Rust's win in inference is on cold start, deployment size, and tail latency for small-to-medium models. It is not yet the right choice for serving frontier-class models at frontier-class throughput. See What the JIT knows for the broader read on which curve Rust sits on and why.
What "AI in Rust" actually looks like in code
Two snippets to set expectations. First, a Candle inference call:
use candle_core::{Device, Tensor};
use candle_nn::{Module, VarBuilder};
let device = Device::cuda_if_available(0)?;
let vb = VarBuilder::from_pth("model.safetensors", DType::F32, &device)?;
let model = MyModel::new(vb)?;
let input = Tensor::from_slice(&prompt_tokens, (1, prompt_tokens.len()), &device)?;
let logits = model.forward(&input)?;
let next_token = sample_argmax(&logits)?;Idiomatic Rust: explicit device, explicit dtype, every fallible op returns Result and propagates with ?. No autograd by default (Candle is inference-first).
Second, a tokenizer call:
use tokenizers::Tokenizer;
let tokenizer = Tokenizer::from_file("tokenizer.json")?;
let encoding = tokenizer.encode("Hello, world!", false)?;
let ids: Vec<u32> = encoding.get_ids().to_vec();This is the same Rust crate that backs Hugging Face's Python tokenizers library. Calling it from Rust is the same code minus the FFI layer.

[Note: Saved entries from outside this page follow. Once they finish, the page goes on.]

@@ -645,14 +663,14 @@
             if (GRP >= 32u) {                                                                 \
                 for (uint32_t _j = 0; _j < GRP / 32u; _j++) {                                 \
                     const uint32_t _w = sd_blk * (GRP / 32u) + _j;                            \
-                    lds->tkind[s][_w] = (uint32_t)(_mk >> (32u * _j));                        \
-                    LDS_STORE_REL(&lds->trace[s][_w], (uint32_t)(_mf >> (32u * _j)));         \
+                    lds->tkind[slot][_w] = (uint32_t)(_mk >> (32u * _j));                        \
+                    LDS_STORE_REL(&lds->trace[slot][_w], (uint32_t)(_mf >> (32u * _j)));         \
                 }                                                                             \
             } else {  \
                 const uint32_t _w = sd_blk * GRP / 32u, _sh = sd_blk * GRP % 32u;             \
                 const uint32_t _m = ((1u << (GRP & 31u)) - 1u) << _sh;                        \
-                lds->tkind[s][_w] = (lds->tkind[s][_w] & ~_m) | ((uint32_t)_mk << _sh);       \
-                LDS_STORE_REL(&lds->trace[s][_w], (lds->trace[s][_w] & ~_m) | ((uint32_t)_mf << _sh)); \
+                lds->tkind[slot][_w] = (lds->tkind[slot][_w] & ~_m) | ((uint32_t)_mk << _sh);       \
+                LDS_STORE_REL(&lds->trace[slot][_w], (lds->trace[slot][_w] & ~_m) | ((uint32_t)_mf << _sh)); \
             }                                                                                 \
         }                                                                                     \
     } while (0)
@@ -673,7 +691,7 @@
         }                                                                                     \
     } while (0)
 
-template <bool TABLE>
+template <bool TABLE, bool PIPE = false>
 DEV void sg_parse_segment(const LzJob &job, SgLds *lds, const SgScratch &scr, uint32_t s,
                           uint32_t p, uint32_t cur_len, uint32_t cur_at, int pending)
 {
@@ -681,15 +699,16 @@
     LzState st;
     st.lo = GUNI(lds->lo);
     st.hi = GUNI(lds->hi);
-    st.wrap_base = GUNI(lds->wrap_base);
+    st.wrap_base = PIPE ? sg_pipe_wrap_base(p) : GUNI(lds->wrap_base);
     st.nsyms = st.nstaged = st.nblocks = st.blk_sym0 = st.blk_in0 = st.pr_hi = 0;
     st.n = job.n;
     st.si = 0;
     st.it = 0;
 
-    const uint32_t S0 = GUNI(lds->S0);
+    const uint32_t slot = PIPE ? s % SG_NS : s;
+    const uint32_t S0 = PIPE ? 0u : GUNI(lds->S0);
     const uint64_t E64 = (uint64_t)S0 + SG_SPAN;
-    const uint32_t E = E64 < job.n ? (uint32_t)E64 : job.n;
+    uint32_t E = PIPE ? job.n : E64 < job.n ? (uint32_t)E64 : job.n;
     const uint32_t a_s = S0 + s * SG_G;
     const uint32_t e_s = a_s + SG_G < E ? a_s + SG_G : E;
 
@@ -698,8 +717,8 @@
         uint64_t end = (uint64_t)st.base + 2ull * job.cfg.wsize;
         st.data_end = end < job.n ? (uint32_t)end : job.n;
     }
-    uint32_t *tok = scr.tok + s * SG_TOKCAP;
-    uint16_t *sidx = scr.sidx + s * SG_TRACE;
+    uint32_t *tok = scr.tok + slot * SG_TOKCAP;
+    uint16_t *sidx = scr.sidx + slot * SG_TRACE;
     uint32_t ntok = 0, nstaged = 0, exit_kind = 0;
 
     LANEVAR(uint32_t, mha);
@@ -741,15 +760,18 @@
         SG_COUNT(4, 1);
         const int fresh = cur_len == 2u;
         if (p >= e_s) {
+            if (PIPE)
+                E = sg_pipe_limit(lds, job.n);
             if (p >= E) {
                 exit_kind = SG_EXIT_LAST;
                 break;
             }
             if (fresh) {
                 const uint32_t t = (p - S0) / SG_G, r = (p - S0) % SG_G;
-                const uint32_t tword = GUNI(LDS_LOAD_ACQ(&lds->trace[t][r >> 5]));
+                const uint32_t ts = PIPE ? t % SG_NS : t;
+                const uint32_t tword = GUNI(LDS_LOAD_ACQ(&lds->trace[ts][r >> 5]));
                 if (((tword >> (r & 31u)) & 1u) &&
-                    ((GUNI(lds->tkind[t][r >> 5]) >> (r & 31u)) & 1u) == (uint32_t)pending) {
+                    ((GUNI(lds->tkind[ts][r >> 5]) >> (r & 31u)) & 1u) == (uint32_t)pending) {
                     exit_kind = SG_EXIT_SYNCED;
                     break;
                 }
@@ -1208,7 +1230,7 @@
         SG_TRACE_FLUSH();
     ON_GLANE0
     {
-        SgWave *me = &lds->wv[s];
+        SgWave *me = &lds->wv[slot];
         me->exit_kind = exit_kind;
         me->exit_p = p;
         me->exit_len = cur_len;
@@ -1338,6 +1360,38 @@
     WAVE_SYNC();
 }
 
+DEV void sg_end_of_input(const LzJob &job, SgLds *lds, uint32_t pending, uint32_t xp)
+{
+    if (pending) {
+        const uint32_t c = UNI(job.in[xp - 1]);
+        ON_LANE0 { lds->cstage[0] = c; }
+        WAVE_SYNC();
+        sg_append(job, &lds->out, lds->cstage, 0, 1, 0, 1u, ZD_MIN_LOOKAHEAD);
+    }
+    ON_LANE0
+    {
+        const uint32_t cutting = !job.more || lds->out.nsyms != lds->out.blk_sym0;
+        if (cutting) {
+            ZdBlockRec *b = &job.blocks[lds->out.nblocks];
+            b->sym_begin = lds->out.blk_sym0;
+            b->sym_count = lds->out.nsyms - lds->out.blk_sym0;
+            b->in_begin = lds->out.blk_in0;
+            b->in_len = job.n - lds->out.blk_in0;
+            b->stored_ok = lds->out.blk_in0 >= sg_base(job.cfg, job.n, job.n) ? 1u : 0u;
+            b->last = job.more ? 0u : 1u;
+            b->cut = ZD_CUT_END;
+            b->wend = 0xffffffffu;
+            b->at = job.n;
+            lds->out.nblocks++;
+            lds->out.blk_sym0 = lds->out.nsyms;
+            lds->out.blk_in0 = job.n;
+        }
+        job.out->nsyms = lds->out.nsyms;
+        job.out->nblocks = lds->out.nblocks;
+    }
+    WAVE_SYNC();
+}
+
 DEV void sg_phase_resolve(const LzJob &job, SgLds *lds, const SgScratch &scr, int w)
 {
     if (w != 0)
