## Fuse image prep into first-conv moments and merge first-layer BN finalize/tail kernels

Image normalisation is deferred and folded into a new first-layer front kernel that reads the raw f32 images, writes the f16 padded input and accumulates the input moment matrix in one pass. A finish kernel then reduces the moments, packs the first-layer weights and applies the BN finalize. A tail kernel merges the backward BN coefficients with the first-layer weight gradient. Together these remove a separate prep pass and several small launches, at the cost of more complex kernels with ticket-based last-block reductions.

```diff
diff --git a/include/ocr_hip.h b/include/ocr_hip.h
--- a/include/ocr_hip.h
+++ b/include/ocr_hip.h
@@ -134,6 +134,18 @@
                                  void* workspace, size_t ws_bytes, void* stream);
 int ocr_conv2d_first_moments_keep_f16(int n, int h, int w, int cout, const void* x4, const void* w_first,
                                       void* stats_row, void* moments_f64, void* workspace, size_t ws_bytes, void* stream);
+int ocr_conv2d_first_front_f16(int n, int h, int w, const void* images_f32, float m0, float m1, float m2, float div,
+                               void* x4, void* workspace, size_t ws_bytes, void* stream);
+int ocr_conv2d_first_finish_f16(int n, int h, int w, int cout, const void* w_hwio_f32, void* w_first, void* stats_row,
+                                void* moments_f64, const void* gamma, const void* beta, float eps, float decay,
+                                void* moving_mean, void* moving_var, void* scale, void* shift, void* save_mean,
+                                void* save_invstd, void* workspace, size_t ws_bytes, void* stream);
+size_t ocr_conv2d_first_tail_workspace(int T);
+int ocr_conv2d_first_tail_f32(const void* partial, int T, double count, const void* scale, const void* save_mean,
+                              const void* save_invstd, void* dgamma, void* dbeta, void* coef_a, void* coef_b,
+                              void* coef_c, const void* s1_blocks, int blocks, const void* moments_f64,
+                              const void* w_first, int cout, void* dw_hwio_f32, void* workspace, size_t ws_bytes,
+                              void* stream);
 size_t ocr_pack_weights_batch_table_bytes(int n);
 int ocr_pack_weights_batch_table(int n, const void* const* w_hwio_f32, const int* taps, const int* cin,
                                  const int* cout, void* const* w_kc, void* const* w_ck, const int* ld_ck,
diff --git a/tensorflow_ocr_amd/csrc/bn_fin.h b/tensorflow_ocr_amd/csrc/bn_fin.h
--- /dev/null
+++ b/tensorflow_ocr_amd/csrc/bn_fin.h
@@ -0,0 +1,73 @@
+#pragma once
+#include "common.h"
+
+namespace {
+
+struct BnFin {
+  double count;
+  const float *gamma, *beta;
+  float eps, decay;
+  float *moving_mean, *moving_var, *scale, *shift, *save_mean, *save_invstd;
+};
+struct BnBwdFin {
+  float *dgamma, *dbeta;
+};
+struct BnBwdFinC {
+  float *dgamma, *dbeta;
+  const float *scale, *mean, *invstd;
+  float inv_count;
+  float *A, *B, *C;
+};
+
+template <typename FIN>
+__device__ __forceinline__ void bn_fin_apply(const FIN& f, int c, double s, double q);
+
+template <>
+__device__ __forceinline__ void bn_fin_apply<BnFin>(const BnFin& f, int c, double s, double q) {
+  double mean = s / f.count;
+  double var = q / f.count - mean * mean;
+  if (var < 0.0) var = 0.0;
+  float invstd = (float)(1.0 / sqrt(var + (double)f.eps));
+  float g = f.gamma ? f.gamma[c] : 1.f;
+  float b = f.beta ? f.beta[c] : 0.f;
+  float sc = g * invstd;
+  f.scale[c] = sc;
+  f.shift[c] = b - (float)mean * sc;
+  if (f.save_mean) f.save_mean[c] = (float)mean;
+  if (f.save_invstd) f.save_invstd[c] = invstd;
+  if (f.moving_mean) {
+    double unbiased = f.count > 1.0 ? var * f.count / (f.count - 1.0) : var;
+    const float keep = 1.f - f.decay;
+    float mm_old = f.moving_mean[c] * f.decay, mm_new = (float)mean * keep;
+    asm volatile("" : "+v"(mm_old), "+v"(mm_new));
+    f.moving_mean[c] = mm_old + mm_new;
+    f.moving_var[c] = __builtin_fmaf(keep, (float)unbiased, f.moving_var[c] * f.decay);
+  }
+}
+
+template <>
+__device__ __forceinline__ void bn_fin_apply<BnBwdFin>(const BnBwdFin& f, int c, double s, double q) {
+  f.dbeta[c] = (float)s;
+  f.dgamma[c] = (float)q;
+}
+
+template <>
+__device__ __forceinline__ void bn_fin_apply<BnBwdFinC>(const BnBwdFinC& f, int c, double s, double q) {
+  f.dbeta[c] = (float)s;
+  f.dgamma[c] = (float)q;
+  const float sc = f.scale[c], mu = f.mean[c], is = f.invstd[c];
+  const float k_dz = (float)s * f.inv_count, k_dzx = (float)q * f.inv_count;
+  f.A[c] = sc;
+  f.B[c] = -sc * is * k_dzx;
+  f.C[c] = sc * (mu * is * k_dzx - k_dz);
+}
+
+static inline int red_rows(int T) {
+  if (T <= 1024) return (T + 63) / 64 * 64;
+  int rows = ((T + 15) / 16 + 31) / 32 * 32;
+  if (rows < 256) rows = 256;
+  if (rows > 2048) rows = 2048;
+  return rows;
+}
+
+}
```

What to look for as an orchestrator
When an agent writes ML-adjacent Rust:
| Pattern | Watch for |
|---|---|
| Loading model weights | safetensors over pickle-based formats. Pickle is unsafe by design. |
| Tensor allocation in a loop | Allocations dominate latency. Reuse output buffers. |
| Async around model calls | Model inference is sync CPU/GPU work; wrap with tokio::task::spawn_blocking. |
| Device selection | Should be explicit (Device::Cuda vs Device::Cpu), not silently default. |
| Quantization claims | Verify the numerics; agents will hand-wave precision losses. |
A note on the ecosystem direction
The Rust ML story is moving. Candle adds backends, Burn ships training improvements, ort 2.x is rebuilding the API. If the agent suggests a specific version, check the current state, not what was true six months ago.
For a personal or product project, the safe bet for inference today is one of: ort + ONNX, Candle + safetensors, or llama-cpp-rs. Pick based on whether the model exports to ONNX, has weights you can load directly, or needs quantization.